Council leaders in Hertfordshire highlight unitary concerns to Secretary of State
The Government has signalled a wish for more unitary authorities
Leaders of Hertfordshire’s 10 district and borough councils have written to the Secretary of State to outline their opposition to any plans for a single unitary council in the county.
Government has signalled a wish for more unitary authorities and more elected mayors nationally.
And earlier this month it emerged that Hertfordshire County Council had commissioned its own exploratory work to consider the formation of a single unitary council.
But – in an unprecedented move – the leaders of all 10 district and borough councils in Hertfordshire have already united to say they would oppose any move towards a single unitary council.
And now they have written to Secretary of State Robert Jenrick MP to outline their collective position.
Currently the county is split into 10 district and boroughs, where local councils provide a range of services – such as planning, environmental health, bin collection, housing and licensing.
And alongside these district and borough councils, the county council provides services such as education, libraries, social care, highways – and even the fire service.
But under a single unitary authority all the services would be delivered by a single council.
In their letter to Mr Jenrick – dated August 6 – the leaders of the 10 district and borough councils say a single unitary authority in Hertfordshire would be too big.
They say that any reorganisation should be “carefully considered and consulted upon”.
And they outline the councils’ ongoing successes in working together under the existing system.
“There is a cross-party and cross-authority consensus amongst us that we do not believe that a unitary authority comprising 1.2million residents is a workable option,” says the letter.
“We do not feel that such a massive entity would fit in with the Government’s intended outcomes for local government serving residents, businesses and communities on the ground.”
In the letter the 10 leaders say the proposed scale of a single authority in Hertfordshire would be “almost unprecedented”.
And they say they have “strong concerns” about whether an authority of this size could “convey an identity, respond effectively to local needs, and be democratically accountable to its citizens in any meaningful sense.”
The letter also points to the collective ongoing work of the 11 existing councils and the Local Enterprise Partnership to improve economic growth, accelerate housing delivery and to generate investment.
In particular it highlights their collective role in accelerating the delivery of 100,000 additional homes by 2031, in adding £9billion of economic value to the UK economy, in creating 100,000 new jobs by 2030 and unlocking £5billion of private sector investment.
And it also points to their role in plans for Hertfordshire to become a carbon zero county before 2050.
Before requesting a meeting with Mr Jenrick, the leaders report they have commissioned their own review of future options of local government in Hertfordshire.
They say that the COVID-19 outbreak has taught ‘us’ that the “most localised solutions have often been those that have worked best”.
And they say they will seek to engage on a range of ‘viable alternatives’ to ensure that there is ‘the transparent and rigorous process our communities in Hertfordshire deserve and have confidence in’.
Speaking on behalf of all 10 district and boroughs, Cllr Linda Haysey, leader of East Herts Council, stressed the need for extensive consultation.
She said: “It is clear that any top-down reorganisation of governance in boroughs and districts would need to be consulted upon extensively throughout our local communities.
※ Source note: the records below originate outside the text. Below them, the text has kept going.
bool halo_geometry(const ConvParams &p, HaloParams &g) {
    if (p.R != 3 || p.pad != p.dil || p.dil < 1 || p.C % 32 || p.K % 64) return false;
    if (p.dil != 1 && (p.dil < 3 || p.dil > 5 || p.up || p.csum)) return false;
    if ((long)p.H * p.W * (p.ldx ? p.ldx : p.C) * 2 >= (1L << 31)) return false;
    int tw = 128;
    while (tw >= 16 && p.W % tw) tw >>= 1;
    if (tw < 16) return false;
    const int th = TP / tw;
    g.TW = tw;
    g.TH = th;
    g.lgTW = 0;
    while ((1 << g.lgTW) < tw) g.lgTW++;
    g.HWp = tw + 2 * p.dil;
    g.tps = 0;
    if (p.dil > 1) {
        if (tw < 32) return false;
        g.gimg = 1;
        g.hrows = th + 2;
        g.tiles_x = p.W / tw;
        g.tps = ((p.H + p.dil - 1) / p.dil + th - 1) / th;
        g.tiles = g.tiles_x * p.dil * g.tps;
        g.nhalo = (th + 2) * (tw + 2 * p.dil);
// ... 28 lines not shown
    if (!ds) return PP_ERR_HIP;
    if (ds->ncu == 0) {
        int dev = 0, n = 0;
        if (hipGetDevice(&dev) != hipSuccess || hipDeviceGetAttribute(&n, hipDeviceAttributeMultiprocessorCount, dev) != hipSuccess)
            return PP_ERR_HIP;
        ds->ncu = n >= 8 ? (n / 8) * 8 : 8;
    }
    const int ncu = ds->ncu;
    static const bool persist = [] {
        const char *e = getenv("POSEPAF_CONV_PERSIST");
        return !(e && e[0] == '0');
    }();
    const dim3 grid(persist && ids > (unsigned)ncu ? (unsigned)ncu : ids);
    ConvParams q = p;
    if (q.stagger < 0) {
        const float rounds = (float)ids / (float)grid.x;
        const float f = 0.5f * (rounds < 32.f ? rounds / 32.f : 1.f);
        q.stagger = grid.x < ids ? (int)(f * (float)(p.C / 32 * (PH < 0 ? 9 : 4)) * 1500.f / 8128.f + 0.5f) : 0;
    }
    hipLaunchKernelGGL((k_conv3x3_halo<128, MASK, LGTW, PH, D>), grid, dim3(NTHREADS), lds, st, q, g);
    return hipGetLastError() == hipSuccess ? PP_OK : PP_ERR_HIP;
}

template <int D>
int launch_halo_dilated(const ConvParams &p, const HaloParams &g, hipStream_t st) {
    switch (g.lgTW) {
        case 7: return launch_halo_inst<0, 7, -1, D>(p, g, st);
        case 6: return launch_halo_inst<0, 6, -1, D>(p, g, st);
        case 5: return launch_halo_inst<0, 5, -1, D>(p, g, st);
        default: return PP_ERR_UNSUPPORTED;
    }
}

template <int MASK>
int launch_halo_mask(const ConvParams &p, const HaloParams &g, hipStream_t st) {
    if (p.dil != 1) {
        if (MASK != 0) return PP_ERR_UNSUPPORTED;
        return p.dil == 3 ? launch_halo_dilated<3>(p, g, st) : (p.dil == 4 ? launch_halo_dilated<4>(p, g, st) : launch_halo_dilated<5>(p, g, st));
    }
    if (g.lgTW == 7) return launch_halo_inst<MASK, 7>(p, g, st);
    if (MASK == 0) {
        if (g.lgTW == 6) return launch_halo_inst<0, 6>(p, g, st);
        if (g.lgTW == 5) return launch_halo_inst<0, 5>(p, g, st);
        if (g.lgTW == 4) return launch_halo_inst<0, 4>(p, g, st);
    }
    return PP_ERR_UNSUPPORTED;
}

template <int PH>
int launch_halo_phase(const ConvParams &p, const HaloParams &g, hipStream_t st) {
    switch (g.lgTW) {
        case 7: return launch_halo_inst<0, 7, PH>(p, g, st);
        case 6: return launch_halo_inst<0, 6, PH>(p, g, st);
        case 5: return launch_halo_inst<0, 5, PH>(p, g, st);
        case 4: return launch_halo_inst<0, 4, PH>(p, g, st);
        default: return PP_ERR_UNSUPPORTED;
    }
}

int launch_halo_res_sums(const ConvParams &p, const HaloParams &g, hipStream_t st) {
    switch (g.lgTW) {
        case 7: return launch_halo_inst<HALO_RES_SUMS, 7>(p, g, st);
        case 6: return launch_halo_inst<HALO_RES_SUMS, 6>(p, g, st);
        case 5: return launch_halo_inst<HALO_RES_SUMS, 5>(p, g, st);
        case 4: return launch_halo_inst<HALO_RES_SUMS, 4>(p, g, st);
        default: return PP_ERR_UNSUPPORTED;
    }
}

int launch_halo(const ConvParams &p, const HaloParams &g, hipStream_t st) {
    switch (p.dbg) {
        case 0: return launch_halo_mask<0>(p, g, st);
#ifdef PP_CONV_DIAG
        case 1: return launch_halo_mask<1>(p, g, st);
        case 4: return launch_halo_mask<4>(p, g, st);
        case 6: return launch_halo_mask<6>(p, g, st);
        case 5: return launch_halo_mask<5>(p, g, st);
        case 7: return launch_halo_mask<7>(p, g, st);
        case 15: return launch_halo_mask<15>(p, g, st);
        case 64: return launch_halo_mask<64>(p, g, st);
        case 71: return launch_halo_mask<71>(p, g, st);
        case 1152: return launch_halo_mask<1152>(p, g, st);
        case 1024: return launch_halo_mask<1024>(p, g, st);
        case 1028: return launch_halo_mask<1028>(p, g, st);
        case 1029: return launch_halo_mask<1029>(p, g, st);
#endif
        default: return PP_ERR_BAD_ARG;
    }
}

template <int BN>
int launch(const ConvParams &p, hipStream_t st) {
    constexpr int lds = 4 * (BM * 32 * 2 + BN * 32 * 2);
    static const int inst = g_inst_count.fetch_add(1);
    if (const int rc = ensure_attr(reinterpret_cast<const void *>(&k_conv_igemm<BN>), lds, inst, st)) return rc;
    const dim3 grid((unsigned)((p.M + BM - 1) / BM), (unsigned)(p.K / BN));
    hipLaunchKernelGGL(k_conv_igemm<BN>, grid, dim3(NTHREADS), lds, st, p);
    return hipGetLastError() == hipSuccess ? PP_OK : PP_ERR_HIP;
}


struct PwParams {
    const _Float16 *x, *scale, *w;
    ConvParams e;
    long M;
    int Kin, hw, n_per_wg;
    const _Float16 *x2;
    int kt1;
    _Float16 *pool;
    int W;
    const _Float16 *pre_add = nullptr;
};

template <int KT, int PT, int EX, bool POOL, bool PRE = false>
__global__ __launch_bounds__(512) void k_pw(const PwParams p) {
    extern __shared__ __align__(16) unsigned char smem[];
    const int lane = threadIdx.x & 63;
    const int wave = __builtin_amdgcn_readfirstlane(threadIdx.x >> 6);
    const int n_base = blockIdx.y * p.n_per_wg;
    const int Nw = p.e.K - n_base < p.n_per_wg ? p.e.K - n_base : p.n_per_wg;
    constexpr int KG = KT * 4;
    for (int i = threadIdx.x; i < Nw * KG; i += 512) {
        const int n = i / KG, q = i - n * KG;
        const int t = q >> 2, g = q & 3, r16 = n & 15, nt = n >> 4;
        const half8_t v = *reinterpret_cast<const half8_t *>(p.w + (long)(n_base + n) * (KT * 32) + q * 8);
        *reinterpret_cast<half8_t *>(smem + (nt * KT + t) * SUB + r16 * 64 + ((g * 16) ^ ((r16 >> 3) << 5))) = v;
    }
    __syncthreads();
    const int wfrag = (lane & 15) * 64 + (((lane >> 4) * 16) ^ (((lane & 15) >> 3) << 5));
    const int g = lane >> 4, pl = lane & 15;
    constexpr int GP = PT * 16;
    constexpr int CB = PT >= 2 ? PT / 2 : 1;
    constexpr bool pooling = POOL;
    const long groups = (p.M + GP - 1) / GP;
    const int cblocks = pooling ? p.W / (16 * CB) : 1;
    for (long grp = (long)blockIdx.x * 8 + wave; grp < groups; grp += (long)gridDim.x * 8) {
        const long rp = pooling ? grp / cblocks : 0;
        const int cbk = pooling ? (int)(grp - rp * cblocks) : 0;
        auto tile_m = [&](int i) -> long {
            return pooling ? (2 * rp + i / CB) * p.W + (long)(cbk * CB + i % CB) * 16 : grp * GP + 16 * i;
        };
        const long m0 = tile_m(0);
        half8_t xf[PT][KT];
#pragma unroll
        for (int i = 0; i < PT; i++) {
            const long m = tile_m(i) + pl;
            const long mm = m < p.M ? m : 0;
            const _Float16 *row = p.x + mm * (p.kt1 * 32) + g * 8;
            const _Float16 *row2 = p.x2 ? p.x2 + mm * ((KT - p.kt1) * 32) + g * 8 - p.kt1 * 32 : row;
#pragma unroll
            for (int t = 0; t < KT; t++) xf[i][t] = *reinterpret_cast<const half8_t *>((t < p.kt1 ? row : row2) + t * 32);
        }
        if (p.scale) {
            const _Float16 *sc = p.scale + (m0 / p.hw) * (KT * 32) + g * 8;
#pragma unroll
            for (int t = 0; t < KT; t++) {
                const half8_t sv = *reinterpret_cast<const half8_t *>(sc + t * 32);
#pragma unroll
                for (int i = 0; i < PT; i++) xf[i][t] = xf[i][t] * sv;
            }
        }
        if constexpr (PRE) {
            if (p.pre_add) {
#pragma unroll
                for (int i = 0; i < PT; i++) {
                    const long m = tile_m(i) + pl;
// ... 402 lines not shown
        HaloParams g;
        if (halo_geometry(p, g)) return launch_halo(p, g, st);
        if (bn != 0 || ldx != c_in || ldy != c_out) return PP_ERR_UNSUPPORTED;
        bn = c_out % 256 == 0 ? 256 : (c_out % 128 == 0 ? 128 : 64);
    }
    switch (bn) {
        case 256: return launch<256>(p, st);
        case 128: return launch<128>(p, st);
        default: return launch<64>(p, st);
    }
}

PP_API int pp_conv_own_sums_splits(int h, int wd) {
    ConvParams q;
    q.R = 3, q.pad = 1, q.dil = 1, q.C = 32, q.K = 128, q.H = h, q.W = wd, q.N = 1, q.csum = nullptr;
    HaloParams g;
    return (halo_geometry(q, g) && g.gimg == 1) ? g.tiles * 4 : 0;
}
PP_API int pp_conv_own_sums_f16(const void *x, const void *w, const void *bias, void *y, void *sums_ws, int n, int h, int wd, int c_in,
                                int c_out, float slope, void *stream) {
    if (!x || !w || !bias || !y || !sums_ws || n <= 0 || h <= 0 || wd <= 0) return PP_ERR_BAD_ARG;
    if (!pp_conv_own_supported(c_in, c_out, 3) || !(slope >= 0.f && slope <= 1.f)) return PP_ERR_UNSUPPORTED;
    if ((reinterpret_cast<uintptr_t>(x) | reinterpret_cast<uintptr_t>(w) | reinterpret_cast<uintptr_t>(bias) | reinterpret_cast<uintptr_t>(y) |
         reinterpret_cast<uintptr_t>(sums_ws)) & 15)
        return PP_ERR_BAD_ARG;
    hipStream_t st = static_cast<hipStream_t>(stream);
    ConvParams p;
    p.x = static_cast<const _Float16 *>(x), p.w = static_cast<const _Float16 *>(w), p.bias = static_cast<const _Float16 *>(bias);
    p.extra = nullptr, p.extra2 = nullptr, p.up = 0, p.y = static_cast<_Float16 *>(y), p.y2 = nullptr, p.zero = nullptr;
    p.N = n, p.H = h, p.W = wd, p.C = c_in, p.K = c_out, p.R = 3, p.pad = 1, p.dil = 1, p.Ho = h, p.Wo = wd;
    p.ldy = c_out, p.csum = static_cast<float *>(sums_ws), p.M = (long)n * h * wd, p.mode = 0, p.slope = slope, p.dbg = 0, p.stagger = -1;
    p.pad_y = p.pad_x = 1, p.up_out = 0, p.py = p.px = 0;
    HaloParams g;
    if (!halo_geometry(p, g)) return PP_ERR_UNSUPPORTED;
    return launch_halo(p, g, st);
}

PP_API int pp_conv_own_res_sums_splits(int h, int wd) {
    ConvParams q;
    q.R = 3, q.pad = 1, q.dil = 1, q.C = 32, q.K = 128, q.H = h, q.W = wd, q.N = 32, q.csum = nullptr, q.up = 0, q.ldx = 0, q.mode = 1;
    HaloParams g;
    return halo_geometry(q, g) ? g.tiles * 4 / g.gimg : 0;
}
PP_API int pp_conv_own_res_sums_f16(const void *x, const void *w, const void *bias, const void *residual, void *y, void *sums_ws, int n,
                                    int h, int wd, int c_in, int c_out, float slope, void *stream) {
    if (!x || !w || !bias || !residual || !y || !sums_ws || n <= 0 || h <= 0 || wd <= 0) return PP_ERR_BAD_ARG;
    if (!pp_conv_own_supported(c_in, c_out, 3) || !(slope >= 0.f && slope <= 1.f)) return PP_ERR_UNSUPPORTED;
    if ((reinterpret_cast<uintptr_t>(x) | reinterpret_cast<uintptr_t>(w) | reinterpret_cast<uintptr_t>(bias) | reinterpret_cast<uintptr_t>(y) |
         reinterpret_cast<uintptr_t>(residual) | reinterpret_cast<uintptr_t>(sums_ws)) & 15)
        return PP_ERR_BAD_ARG;
    hipStream_t st = static_cast<hipStream_t>(stream);
    ConvParams p;
    p.x = static_cast<const _Float16 *>(x), p.w = static_cast<const _Float16 *>(w), p.bias = static_cast<const _Float16 *>(bias);
    p.extra = static_cast<const _Float16 *>(residual), p.extra2 = nullptr, p.up = 0, p.y = static_cast<_Float16 *>(y), p.y2 = nullptr, p.zero = nullptr;
    p.N = n, p.H = h, p.W = wd, p.C = c_in, p.K = c_out, p.R = 3, p.pad = 1, p.dil = 1, p.Ho = h, p.Wo = wd;
    p.ldy = c_out, p.csum = static_cast<float *>(sums_ws), p.M = (long)n * h * wd, p.mode = 1, p.slope = slope, p.dbg = 0, p.stagger = -1;
    p.pad_y = p.pad_x = 1, p.up_out = 0, p.py = p.px = 0;
    HaloParams g;
    if (!halo_geometry(p, g)) return PP_ERR_UNSUPPORTED;
    return launch_halo_res_sums(p, g, st);
}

“Any decision needs to be taken in their interests but we do not believe that a single unitary of 1.2million is right for Hertfordshire or our residents, businesses and communities.
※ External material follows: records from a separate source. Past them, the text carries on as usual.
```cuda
int movae_aggregate_f32(const float* d_J, int k, int64_t P, int64_t ldJ, const movae_solve_spec* spec, const float* d_vec,
                        const float* d_aux, float* d_grad, int accumulate, float* d_w, double* d_diag, double* d_G, void* d_ws,
                        size_t ws_bytes, const movae_p2p_ctx* ctx, void* stream) {
    using namespace movae;
    SolveParams sp;
    P2PArgs px;
    const int rc = check_fused_launch("aggregate", k, spec, d_vec, d_aux, [&] {
        MOVAE_REQUIRE(P >= 0 && ldJ >= P, MOVAE_ERR_INVALID, "aggregate: need 0 <= P <= ldJ (P=%lld ldJ=%lld)", (long long)P, (long long)ldJ);
        MOVAE_REQUIRE(d_w != nullptr && (d_J != nullptr || P == 0), MOVAE_ERR_INVALID, "aggregate: null pointer");
        return MOVAE_OK;
    }, d_ws, ws_bytes, ctx, &sp, &px);
    if (rc != MOVAE_OK) return rc;
    AggArgs a;
    a.J = d_J;
    a.P = P;
    a.ldJ = ldJ;
    a.ws = static_cast<unsigned char*>(d_ws);
    a.vec = d_vec;
    a.aux = d_aux;
    a.out = d_grad;
    a.accumulate = accumulate;
    a.w_out = d_w;
    a.diag_out = d_diag;
    a.G_out = d_G;
    cudaStream_t st = static_cast<cudaStream_t>(stream);
    const bool vec = (reinterpret_cast<uintptr_t>(d_J) % 16 == 0) && (d_grad == nullptr || reinterpret_cast<uintptr_t>(d_grad) % 16 == 0) &&
                     (ldJ % 4 == 0 || k == 1);
    return dispatch_k(k, [&](auto kc) {
        constexpr int K = decltype(kc)::value;
        if (vec) {
            if constexpr (K <= 2) return launch_aggregate<K, 8, 4, true, 2>(a, sp, px, st);
            else if constexpr (K == 3) return launch_aggregate<K, 4, 4, true, 2>(a, sp, px, st);
            else if constexpr (K == 4) return launch_aggregate<K, 4, 2, true, 2>(a, sp, px, st);
            else return launch_aggregate<K, 2, 2, true, 1>(a, sp, px, st);
        } else {
            if constexpr (K <= 4) return launch_aggregate<K, 8, 8, false, 2>(a, sp, px, st);
            else return launch_aggregate<K, 4, 4, false, 1>(a, sp, px, st);
        }
    });
}

int movae_aggregate_segments_f32(const movae_jac_segments* segs, const movae_solve_spec* spec, const float* d_vec,
                                 const float* d_aux, float* d_grad, int accumulate, float* d_w, double* d_diag, double* d_G,
                                 void* d_ws, size_t ws_bytes, const movae_p2p_ctx* ctx, void* stream) {
    using namespace movae;
    MOVAE_REQUIRE(segs != nullptr, MOVAE_ERR_INVALID, "aggregate_segments: null segment table");
    const int k = segs->k;
    SolveParams sp;
    P2PArgs px;
    const int rc = check_fused_launch("aggregate_segments", k, spec, d_vec, d_aux, [&] {
        MOVAE_REQUIRE(segs->n_segments >= 1 && segs->n_segments <= MOVAE_MAX_SEGMENTS, MOVAE_ERR_UNSUPPORTED,
                      "aggregate_segments: %d segments outside 1..%d", segs->n_segments, MOVAE_MAX_SEGMENTS);
        MOVAE_REQUIRE(d_w != nullptr, MOVAE_ERR_INVALID, "aggregate_segments: null pointer");
        MOVAE_REQUIRE(d_grad == nullptr || reinterpret_cast<uintptr_t>(d_grad) % 16 == 0, MOVAE_ERR_INVALID,
                      "aggregate_segments: the gradient buffer must be 16-byte aligned");
        for (int s = 0; s < segs->n_segments; ++s) {
            MOVAE_REQUIRE(segs->n[s] >= 0 && segs->out_off[s] >= 0 && segs->out_off[s] % 4 == 0, MOVAE_ERR_INVALID,
                          "aggregate_segments: segment %d needs n >= 0 and an output offset that is a multiple of 4", s);
            for (int i = 0; i < k; ++i)
                MOVAE_REQUIRE(segs->rows[s][i] != nullptr && reinterpret_cast<uintptr_t>(segs->rows[s][i]) % 16 == 0, MOVAE_ERR_INVALID,
                              "aggregate_segments: row %d of segment %d must be a 16-byte aligned device pointer", i, s);
        }
        return MOVAE_OK;
    }, d_ws, ws_bytes, ctx, &sp, &px);
    if (rc != MOVAE_OK) return rc;
    SegArgs a;
    a.segs = *segs;
    a.ws = static_cast<unsigned char*>(d_ws);
    a.vec = d_vec;
    a.aux = d_aux;
    a.out = d_grad;
    a.accumulate = accumulate;
    a.w_out = d_w;
    a.diag_out = d_diag;
    a.G_out = d_G;
    cudaStream_t st = static_cast<cudaStream_t>(stream);
    return dispatch_k(k, [&](auto kc) {
        constexpr int K = decltype(kc)::value;
        if constexpr (K <= 3) return launch_aggregate_seg<K, 4, 2>(a, sp, px, st);
        else if constexpr (K == 4) return launch_aggregate_seg<K, 2, 2>(a, sp, px, st);
        else return launch_aggregate_seg<K, 2, 1>(a, sp, px, st);
    });
}

int movae_aggregate_timestamps(const void* d_ws, uint64_t h_stamps[6], void* stream) {
    using namespace movae;
    MOVAE_REQUIRE(d_ws != nullptr && h_stamps != nullptr, MOVAE_ERR_INVALID, "aggregate_timestamps: null pointer");
    cudaStream_t st = static_cast<cudaStream_t>(stream);
    MOVAE_CUDA_TRY(cudaMemcpyAsync(h_stamps, static_cast<const unsigned char*>(d_ws) + GramWorkspace::kStamps, 6 * sizeof(uint64_t),
                                   cudaMemcpyDeviceToHost, st));
    MOVAE_CUDA_TRY(cudaStreamSynchronize(st));
    return MOVAE_OK;
}

}
```

mo-vae_b200/csrc/common.cuh:

```cuda
#pragma once
#include <cuda_runtime.h>
#include <stdint.h>
#include <stdio.h>
#include <string.h>

#include <type_traits>

#include "../../include/movae_b200.h"

namespace movae {

void set_error(const char* fmt, ...);
int fail_cuda(cudaError_t e, const char* what);
int sm_count();

#define MOVAE_CUDA_TRY(expr)                                        \
    do {                                                            \
        cudaError_t _e = (expr);                                    \
        if (_e != cudaSuccess) return ::movae::fail_cuda(_e, #expr); \
    } while (0)

#define MOVAE_REQUIRE(cond, code, ...)          \
    do {                                        \
        if (!(cond)) {                          \
            ::movae::set_error(__VA_ARGS__);    \
            return (code);                      \
        }                                       \
    } while (0)

template <auto kern>
int persistent_grid(int threads, int64_t n_tiles, int64_t cap, unsigned int* grid) {
    static thread_local int occ_dev = -1, occ = 0;
    int dev = 0;
    MOVAE_CUDA_TRY(cudaGetDevice(&dev));
    if (occ_dev != dev) {
        MOVAE_CUDA_TRY(cudaOccupancyMaxActiveBlocksPerMultiprocessor(&occ, kern, threads, 0));
        if (occ < 1) occ = 1;
        occ_dev = dev;
    }
    const int sms = sm_count();
    MOVAE_REQUIRE(sms > 0, MOVAE_ERR_CUDA, "CUDA device query failed (no GPU?)");
    int64_t g = (int64_t)sms * occ;
    if (g > n_tiles) g = n_tiles;
    if (g > cap) g = cap;
    *grid = g > 1 ? (unsigned int)g : 1u;
    return MOVAE_OK;
}

template <int K = 1, class F>
int dispatch_k(int k, F&& f) {
    if constexpr (K == MOVAE_MAX_K) return f(std::integral_constant<int, K>{});
    else return k == K ? f(std::integral_constant<int, K>{}) : dispatch_k<K + 1>(k, f);
}

__device__ __forceinline__ float4 ld_stream_f4(const float4* p) {
    float4 v;
    asm volatile("ld.global.nc.L1::no_allocate.v4.f32 {%0,%1,%2,%3}, [%4];"
                 : "=f"(v.x), "=f"(v.y), "=f"(v.z), "=f"(v.w)
                 : "l"(p));
    return v;
}
__device__ __forceinline__ float ld_stream_f1(const float* p) {
    float v;
    asm volatile("ld.global.nc.L1::no_allocate.f32 %0, [%1];" : "=f"(v) : "l"(p));
    return v;
}
__device__ __forceinline__ uint64_t l2_policy_evict_first() {
    uint64_t p;
    asm("createpolicy.fractional.L2::evict_first.b64 %0, 1.0;" : "=l"(p));
    return p;
}
__device__ __forceinline__ uint64_t l2_policy_evict_normal() {
    uint64_t p;
    asm("createpolicy.fractional.L2::evict_normal.b64 %0, 1.0;" : "=l"(p));
    return p;
}
__device__ __forceinline__ float4 ld_stream_f4(const float4* p, uint64_t pol) {
    float4 v;
    asm volatile("ld.global.nc.L1::no_allocate.L2::cache_hint.v4.f32 {%0,%1,%2,%3}, [%4], %5;"
                 : "=f"(v.x), "=f"(v.y), "=f"(v.z), "=f"(v.w)
                 : "l"(p), "l"(pol));
    return v;
}
__device__ __forceinline__ float ld_stream_f1(const float* p, uint64_t pol) {
    float v;
    asm volatile("ld.global.nc.L1::no_allocate.L2::cache_hint.f32 %0, [%1], %2;" : "=f"(v) : "l"(p), "l"(pol));
    return v;
}
__device__ __forceinline__ void st_stream_f4(float4* p, float4 v) {
    asm volatile("st.global.cs.v4.f32 [%0], {%1,%2,%3,%4};" ::"l"(p), "f"(v.x), "f"(v.y), "f"(v.z), "f"(v.w)
                 : "memory");
}

struct XchgBuffer {
    double slots[2][MOVAE_MAX_WORLD][MOVAE_MAX_K * MOVAE_MAX_K];
    unsigned long long flags[2][MOVAE_MAX_WORLD];
    unsigned long long bar_flags[MOVAE_MAX_WORLD];
    unsigned long long step;
    unsigned long long bar_epoch;
};
struct P2PArgs {
    int rank, world;
    XchgBuffer* peers[MOVAE_MAX_WORLD];
};
__host__ __device__ inline P2PArgs p2p_disabled() {
    P2PArgs a;
    a.rank = 0;
    a.world = 0;
    for (int i = 0; i < MOVAE_MAX_WORLD; ++i) a.peers[i] = nullptr;
    return a;
}
int make_p2p_args(const movae_p2p_ctx* ctx, P2PArgs* out);
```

“COVID-19 has shown us that localised solutions are often the most effective, and the spirit of devolution is that democratic decisions affecting people’s lives be made where they are most effective and have the greatest impact, rather than in unwieldy and arbitrary ‘super councils’, who have little resonance with those whom they serve.
“Hertfordshire’s Growth Board has shown huge successes with boroughs and districts working together, whilst still being able to be democratically accountable to their local communities.
“Our view is, and particularly in time of a global health crisis, why try to fix something that isn’t broken, and is delivering well for our communities in Hertfordshire?”
Exploratory work commissioned by the county council has indicated that a move to a single unitary authority in Hertfordshire could save £142million a year.
Alternatively, Hertfordshire could move to a unitary system, but be split into two – or more – authorities.